Tuesday, October 26, 2021

Huron Demolition Bids – October 1969

Huron’s Urban Renewal program forever altered the look of the lakefront city’s Downtown area, erasing just about all of the historic buildings north of U. S. Route 6. 

Today, the area is quite nice, modern and attractive, but almost completely without historic character. It’s an interesting contrast to what Vermilion did when it created its Harbour Town 1837 district.

Anyway, the article below, which appeared in the Lorain Journal on October 6, 1969, details Huron's demolition process and provides a list of the initial parcels to be torn down.

I’ve written about Huron’s Urban Renewal program before.

Back here, I posted an article about one woman’s unsuccessful effort in April 1969 to save Huron’s town hall; this post includes a December 1969 article about Huron’s vanishing history after the demolition process had begun; I did a two-part “Then and Now” series about Huron (here and here) showing what had been lost due to demolition; and this post highlighted Corky’s Restaurant & Motel, lost to Urban Renewal.

Thursday, June 17, 2021

Huron’s Showboat Grand Opening – June 17, 1971

 
Fifty years ago, one of the more unusual restaurants on the shores of Lake Erie opened: “Showboat,” located at the foot of the Huron pier. The ad for it above appeared in the Lorain Journal on June 17, 1971.

As noted in an article in the Journal that ran the day before, “The building takes on the shape of an old river boat and to add to the effect, the inside is all of nautical design. There is a great view of Lake Erie and the Huron Harbor from the upstairs dining area. Boat decks are available for those who want to come by water.

“The owners, Jake Claus and Walter Messenburg, plan a grand opening for tomorrow evening with dinners being served from 5 until 11 p. m.”

Here are two nice color postcards of the restaurant (both currently on eBay).

Here is a Showboat “wooden nickel” also currently on eBay.

(I first wrote about Showboat back on this 2016 post.)

Although Showboat eventually closed, it’s still incredible that Mr. Claus and Mr. Messenburg were able to make their restaurant dream a reality, and a successful one at that.

Tuesday, October 1, 2019

Huron’s Mile-Long Pier

Last month while researching my post about Lorain's "mile-long pier," I discovered that the City of Huron has one as well. At least that’s how it was referred to when it was mentioned in the article above, which appeared in the Sandusky Register on September 3, 1965.

Here's the story. At that time, the State of Ohio had begun distributing a travel map with the theme, “See the Wonderful World of Ohio.” The map featured whimsical cartoons highlighting what Ohio cities had to offer to tourists in the form of recreation and interesting sites. (I wrote about this map here.)

The illustration for a particular city naturally appeared near its name on the map. Of course, with all the cartoon clutter, not every city was going to be represented, as there just wasn’t room.

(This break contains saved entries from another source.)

int admp_create(admp_handle** out, int device, int precision );
int admp_destroy(admp_handle* h);
// ... 80 lines not shown
int admp_md_bonded(admp_handle* h, const void* positions, const double* box, int n_bonds, const int32_t* bond_idx,
                   const void* bond_par, int n_angles, const int32_t* angle_idx, const void* angle_par, double* E_dev,
                   void* grad_inout);
int admp_md_kick_drift(admp_handle* h, int n_atoms, void* positions, void* velocities, const void* grad, const void* inv_mass,
                       double half_dt_acc, double dt, double* ekin_dev);
int admp_md_langevin(admp_handle* h, int n_atoms, void* positions, void* velocities, const void* grad, const void* inv_mass,
                     double half_dt_acc, double dt, double c1, double c2sq_kT_acc, uint64_t seed, uint64_t step,
                     double* ekin_dev);
int admp_md_random(admp_handle* h, int kind, int64_t n, uint64_t seed, uint64_t step, uint32_t stream, void* out);
int admp_md_bonded_box(admp_handle* h, const void* positions, const double* box, int n_bonds, const int32_t* bond_idx,
                       const void* bond_par, int n_angles, const int32_t* angle_idx, const void* angle_par, double* E_dev,
                       double* S_dev);
int admp_md_virial(admp_handle* h, int n_atoms, const void* positions, const void* velocities, const void* grad,
                   const void* inv_mass, uint64_t seed, uint64_t step, double* out_dev);
int admp_md_scale(admp_handle* h, int n_atoms, void* positions, void* velocities, double mu);
int admp_md_mts_plan(admp_handle* h, int n_atoms, int n_bonds, const int32_t* bond_idx, const double* bond_par, int n_angles,
                     const int32_t* angle_idx, const double* angle_par, int tile_atoms);
int admp_md_mts_step(admp_handle* h, int n_atoms, void* positions, void* velocities, const void* grad_slow, const void* inv_mass,
                     const double* box, double half_dt_acc_outer, double dt_outer, int n_inner, double c1, double c2sq_kT_acc,
                     uint64_t seed, uint64_t outer_step, double* E_dev, void* grad_fast_out);
int admp_md_mts_info(admp_handle* h, int64_t* out8);
int admp_md_con_plan(admp_handle* h, int n_atoms, int n_constraints, const int32_t* pairs, const double* lengths, int tile_atoms);
int admp_md_con_step(admp_handle* h, int n_atoms, void* positions, void* velocities, const void* grad, const void* inv_mass,
                     const double* box, double half_dt_acc, double dt, double c1, double c2sq_kT_acc, uint64_t seed, uint64_t step,
                     double tolerance, int max_sweeps, int32_t* counters_dev);
int admp_md_con_kick(admp_handle* h, int n_atoms, const void* positions, void* velocities, const void* grad, const void* inv_mass,
                     const double* box, double half_dt_acc, double dt, double tolerance, int max_sweeps, double* ekin_dev,
                     int32_t* counters_dev);
int admp_md_con_project(admp_handle* h, int n_atoms, void* positions, const void* reference, const void* inv_mass, const double* box,
                        double tolerance, int max_sweeps, int32_t* counters_dev);
int admp_md_con_info(admp_handle* h, int64_t* out8);
int admp_md_mol_plan(admp_handle* h, int n_atoms, const int32_t* group_of, int tile_atoms);
int admp_md_mol_sums(admp_handle* h, int n_atoms, const void* positions, const void* velocities, const void* grad, const void* inv_mass,
                     const double* box, uint64_t seed, uint64_t step, double* out21_dev);
int admp_md_mol_scale(admp_handle* h, int n_atoms, void* positions, void* velocities, const void* inv_mass, const double* box,
                      double mu_minus_1, double inv_mu_minus_1);
int admp_md_mol_info(admp_handle* h, int64_t* out8);
int admp_md_fire_step(admp_handle* h, int n_atoms, void* positions, void* velocities, const void* grad, const void* inv_mass,
                      const double* params9, double ftol, uint64_t call, double* state16_dev);
int admp_md_vrescale(admp_handle* h, int n_atoms, void* velocities, const void* grad ,
                     const void* inv_mass, double half_dt_acc, int64_t n_dof, double kT_acc, double c, uint64_t seed, uint64_t step,
                     uint64_t call, double* state16_dev);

Here’s a part of the map showing the Vacationland region, a small portion of which was shown in the dark photo in the Register article.

Note that Lorain made the cut. But Huron city officials were irked that their fair city had not been included on the map, when smaller towns such as Clyde and Bellevue were at least represented.
As the Register article noted, "Officials seemed in agreement that if landmarks such as the Clyde and Bellevue reservoirs appear on the map, Huron's mile-long pier should be in for some recognition."

I don't know if Huron's "mile-long pier" is any longer than Lorain’s. I've seen one tourism website mention that the Huron pier was a little more than a half-mile in length. On the other hand, the Columbus Dispatch website includes a June 2019 story about a man that was "last seen on a rock jetty that stretches beyond the end of the mile-long Huron pier."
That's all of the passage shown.